EXTRACTED DATA
#ifdef STX_H2_TIMING
    const long long t_p0 = clock64();
#endif
    static_for<0, NU>([&](auto n_c) __attribute__((always_inline)) { x_load(decltype(n_c)::value, c_begin); });
    if (LEAN) {
        a_load(0, 0, c_begin);
    } else {
#pragma unroll
        for (int ky = 0; ky < 3; ++ky) a_load(ky, ky, c_begin);
    }
    __builtin_amdgcn_sched_barrier(0);
    read_scales();
#pragma unroll
    for (int b = 0; b < MB; ++b)
#pragma unroll
        for (int j = 0; j < NJ; ++j) asm volatile("" : "+v"(acc[b][j]));
    float s_scale = 0.f, c_scale = 0.f;
    if (EPI == kEpiDgradInject) {
        const float n = (float)((size_t)a.M * HW);
        if (inj_style) s_scale = a.inj.s_coef * (1.0f / (a.inj.s_abs_sum[0] / n + kEps));
        if (inj_content) c_scale = a.inj.c_coef * (1.0f / (a.inj.c_sums[1] / n + kEps));
    }
    const int hh = wave & 1, mrow = (wave >> 1) & 1, rqp = wave >> 2;
    const bool weven = (a.W & 1) == 0;
    const int xx0 = x0 + 2 * (l31 & 15);
    const unsigned plane_bytes = (unsigned)a.M * HW4;
    const __amdgpu_buffer_rsrc_t ry = __builtin_amdgcn_make_buffer_rsrc(
        a.y + (EPI == kEpiPartial ? (size_t)kslice * a.M * HW : 0), 0, (int)plane_bytes, 0x00020000);
    const __amdgpu_buffer_rsrc_t rmask = __builtin_amdgcn_make_buffer_rsrc(
        const_cast<float *>(a.mask), 0, a.mask ? (int)plane_bytes : 0, 0x00020000);
    const __amdgpu_buffer_rsrc_t rsg = __builtin_amdgcn_make_buffer_rsrc(
        const_cast<float *>(a.inj.sgrad), 0, a.inj.sgrad ? (int)plane_bytes : 0, 0x00020000);
    const __amdgpu_buffer_rsrc_t rft = __builtin_amdgcn_make_buffer_rsrc(
        const_cast<float *>(a.inj.feat), 0, a.inj.feat ? (int)plane_bytes : 0, 0x00020000);
    const __amdgpu_buffer_rsrc_t rbias = __builtin_amdgcn_make_buffer_rsrc(
        const_cast<float *>(a.bias), 0, a.bias ? a.M * 4 : 0, 0x00020000);
    const int ph = (a.H + 1) >> 1, pw = (a.W + 1) >> 1;
    const __amdgpu_buffer_rsrc_t rpool = __builtin_amdgcn_make_buffer_rsrc(
        a.pool_out, 0, a.pool_out ? a.M * ph * pw * 4 : 0, 0x00020000);
    const __amdgpu_buffer_rsrc_t rcodes = __builtin_amdgcn_make_buffer_rsrc(
        a.pool_codes, 0, a.pool_codes ? a.M * ph * pw : 0, 0x00020000);
    const int cph = (a.H + 1) >> 1, cpw = (a.W + 1) >> 1;
    const __amdgpu_buffer_rsrc_t rmc = __builtin_amdgcn_make_buffer_rsrc(
        const_cast<unsigned char *>(a.mask_codes), 0, a.mask_codes ? a.M * cph * cpw : 0, 0x00020000);
    const __amdgpu_buffer_rsrc_t roc = __builtin_amdgcn_make_buffer_rsrc(
        a.out_codes, 0, a.out_codes ? a.M * cph * cpw : 0, 0x00020000);
    const int M_ = a.M;
    struct LaneRows {
        int yy;
        unsigned vo[2][2], vpool, vmc;
    };
    const float *const content = a.inj.content;
    const int cw_ch = a.inj.win.ch, cw_cw = a.inj.win.cw, cw_oy = a.inj.win.oy - a.inj.win.sy,
              cw_ox = a.inj.win.ox - a.inj.win.sx;
    auto lane_rows = [&](int pbi) __attribute__((always_inline)) {
        LaneRows r;
        r.yy = y0 + 8 * pbi + 4 * mrow + 2 * (l31 >> 4);
        const unsigned lane_base = (unsigned)((4 * half) * HW + r.yy * a.W + xx0) * 4u;
#pragma unroll
        for (int y = 0; y < 2; ++y)
#pragma unroll
            for (int e = 0; e < 2; ++e)
                r.vo[y][e] = (r.yy + y < a.H && xx0 + e < a.W) ? lane_base + (unsigned)(y * a.W + e) * 4u : kOob;
        const bool in = r.yy < a.H && xx0 < a.W;
        r.vpool = in ? (unsigned)((4 * half) * ph * pw + (r.yy >> 1) * pw + (xx0 >> 1)) * 4u : kOob;
        r.vmc = in ? (unsigned)((4 * half) * cph * cpw + (r.yy >> 1) * cpw + (xx0 >> 1)) : kOob;
        return r;
    };
    constexpr bool HOIST = !(PIN && PB == 2);
    LaneRows rows0{};
    if (HOIST) rows0 = lane_rows(0);
    auto ld2 = [&](const __amdgpu_buffer_rsrc_t &rs, const LaneRows &lr, int y, unsigned so, auto even_c)
                   __attribute__((always_inline)) {
        if (decltype(even_c)::value)
            return __builtin_bit_cast(f32x2, __builtin_amdgcn_raw_buffer_load_b64(rs, lr.vo[y][0], so, 0));
        f32x2 v;
        v.x = __builtin_bit_cast(float, __builtin_amdgcn_raw_buffer_load_b32(rs, lr.vo[y][0], so, 0));
        v.y = __builtin_bit_cast(float, __builtin_amdgcn_raw_buffer_load_b32(rs, lr.vo[y][1], so, 0));
        return v;
    };
    auto st2 = [&](const __amdgpu_buffer_rsrc_t &rs, const LaneRows &lr, int y, unsigned so, f32x2 v, auto even_c)
                   __attribute__((always_inline)) {
        if (STX_H2_SKIP & 8) {
            if (v.x == 1.2345e-30f) __builtin_amdgcn_raw_buffer_store_b32(0u, rs, lr.vo[y][0], so, 0);
            return;
        }
        if (decltype(even_c)::value) {
            __builtin_amdgcn_raw_buffer_store_b64(__builtin_bit_cast(u32x2v, v), rs, lr.vo[y][0], so, 0);
        } else {
            const float v0 = v.x, v1 = v.y;
            __builtin_amdgcn_raw_buffer_store_b32(__builtin_bit_cast(unsigned, v0), rs, lr.vo[y][0], so, 0);
            __builtin_amdgcn_raw_buffer_store_b32(__builtin_bit_cast(unsigned, v1), rs, lr.vo[y][1], so, 0);
        }
    };
    int ccol[2] = {0, 0};
    auto content_columns = [&](const LaneRows &lr) __attribute__((always_inline)) {
        if (EPI == kEpiDgradInject && inj_content) {
#pragma unroll
            for (int e = 0; e < 2; ++e) {
                const bool ok = lr.yy < a.H && xx0 < a.W;
                const int x = ok ? (xx0 + e < a.W ? xx0 + e : xx0) : (e && 1 < a.W ? 1 : 0);
                int r = (cw_ox + x) % cw_cw;
                ccol[e] = r < 0 ? r + cw_cw : r;
            }
        }
    };
    if (HOIST) content_columns(rows0);
#ifdef STX_H2_TIMING
    __builtin_amdgcn_sched_barrier(0);
    const long long t_p1 = clock64();
    asm volatile("s_waitcnt vmcnt(0)" ::: "memory");
    const long long t_p2 = clock64();
#endif
    static_for<0, NU>([&](auto n_c) __attribute__((always_inline)) {
        constexpr int n = decltype(n_c)::value;
        stage_all(n, 0);
        if (c_begin + 1 < c_end) x_load(n, c_begin + 1);
    });
#ifdef STX_H2_TIMING
    __builtin_amdgcn_sched_barrier(0);
    const long long t_p3 = clock64();
#endif
    lds_barrier();
    b_read(0, 0, 0);

    constexpr int NBLK = 3 * NJ;
    constexpr int PER_BLK = 3 * MB, SLOTS = (NBLK - 1) * PER_BLK;
    constexpr int NQ = PIN ? 5 : 4, NQ1 = PIN ? 3 : 2;
    constexpr int NP = NQ * NU;
    constexpr int STEP = (SLOTS - 2) / NP;
#ifdef STX_H2_NO_BRANCH
    const bool edge_fix = false;
#else
    const bool edge_fix = edge;
#endif
    auto run_chunk = [&](auto buf_c, int chunk, auto more_c) __attribute__((always_inline)) {
        constexpr bool MORE = decltype(more_c)::value;
        constexpr int BUF = decltype(buf_c)::value, buf = BUF;
        char *vnext = ldsb + (buf ^ 1) * V_BYTES;
        static_for<0, NBLK>([&](auto blk_c) __attribute__((always_inline)) {
            constexpr int blk = decltype(blk_c)::value;
            constexpr int ky = blk / NJ, j = blk % NJ, slot = blk & 1;
            if (blk == NBLK - 1) {
                __builtin_amdgcn_sched_barrier(0);
                lds_barrier();
            }
            __builtin_amdgcn_sched_barrier(0);
            if (blk < NBLK - 1) b_read(slot ^ 1, buf, blk + 1);
            else if (MORE) b_read(0, buf ^ 1, 0);
            static_for<0, PER_BLK>([&](auto m_c) __attribute__((always_inline)) {
                constexpr int m = decltype(m_c)::value;
                constexpr int b = m % MB, t = m / MB;
// ... 7 lines not shown
                    if (ky < 2) a_load(as ^ 1, ky + 1, chunk);
                    else if (MORE) a_load(as ^ 1, 0, chunk + 1);
                }
                if (MORE && !(STX_H2_SKIP & 1) && s >= 1 && (s - 1) % STEP == 0) {
                    constexpr int k = (s - 1) / STEP;
                    constexpr int n = k % NU, q = k / NU;
                    if (k < NP && PIN && q == 0) unpool(n, edge_fix);
                    else if (k < NP && n < FULL) piece(n, q - (PIN ? 1 : 0), vnext, edge_fix);
                    else if (k < NP && q < NQ1) piece_one(2 * (q - (PIN ? 1 : 0)), vnext, edge_fix);
                }
                if (MORE && !(STX_H2_SKIP & 4)) {
                    static_for<0, NU>([&](auto u_c) __attribute__((always_inline)) {
                        constexpr int u = decltype(u_c)::value;
                        if (s == 1 + (((u < FULL ? NQ : NQ1) - 1) * NU + u) * STEP + 1 && chunk + 2 < c_end)
                            x_load(u, chunk + 2);
                    });
                }
            });
            if (!LEAN && j == NJ - 1 && MORE && !(STX_H2_SKIP & 2)) a_load(ky, ky, chunk + 1);
        });
        __builtin_amdgcn_sched_barrier(0);
    };
    using yes = std::integral_constant<bool, true>;
    using no = std::integral_constant<bool, false>;
    using b0 = std::integral_constant<int, 0>;
    using b1 = std::integral_constant<int, 1>;
#ifdef STX_H2_TIMING
    const long long t_loop = clock64(), w_loop = wall_clock64();
#endif
    const bool mark = a.clock_out != nullptr && (int)blockIdx.x == (int)(gridDim.x >> 1);
    long long mark_c = 0, mark_w = 0;
    if (mark) {
        mark_c = clock64();
        mark_w = wall_clock64();
    }
    {
        int chunk = c_begin;
        for (; chunk + 2 < c_end; chunk += 2) {
            run_chunk(b0{}, chunk, yes{});
            run_chunk(b1{}, chunk + 1, yes{});
        }
        run_chunk(b0{}, chunk, yes{});
        run_chunk(b1{}, chunk + 1, no{});
    }
    if (mark) {
        const long long dc = clock64() - mark_c, dw = wall_clock64() - mark_w;
        if (tid == 0) {
            a.clock_out[0] = dw >= 100 ? dc : 0;
            a.clock_out[1] = dw >= 100 ? dw : 0;
        }
    }
#ifdef STX_H2_TIMING
    const long long t_end = clock64(), w_end = wall_clock64();
#endif

    float amax = 0.f;
    f32x4 *ex = reinterpret_cast<f32x4 *>(ldsb);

TASK BRIEF
Report how many lines in the listing include the word "FULL". Give nothing but the count.

SOLUTION TO THIS EXERCISE
2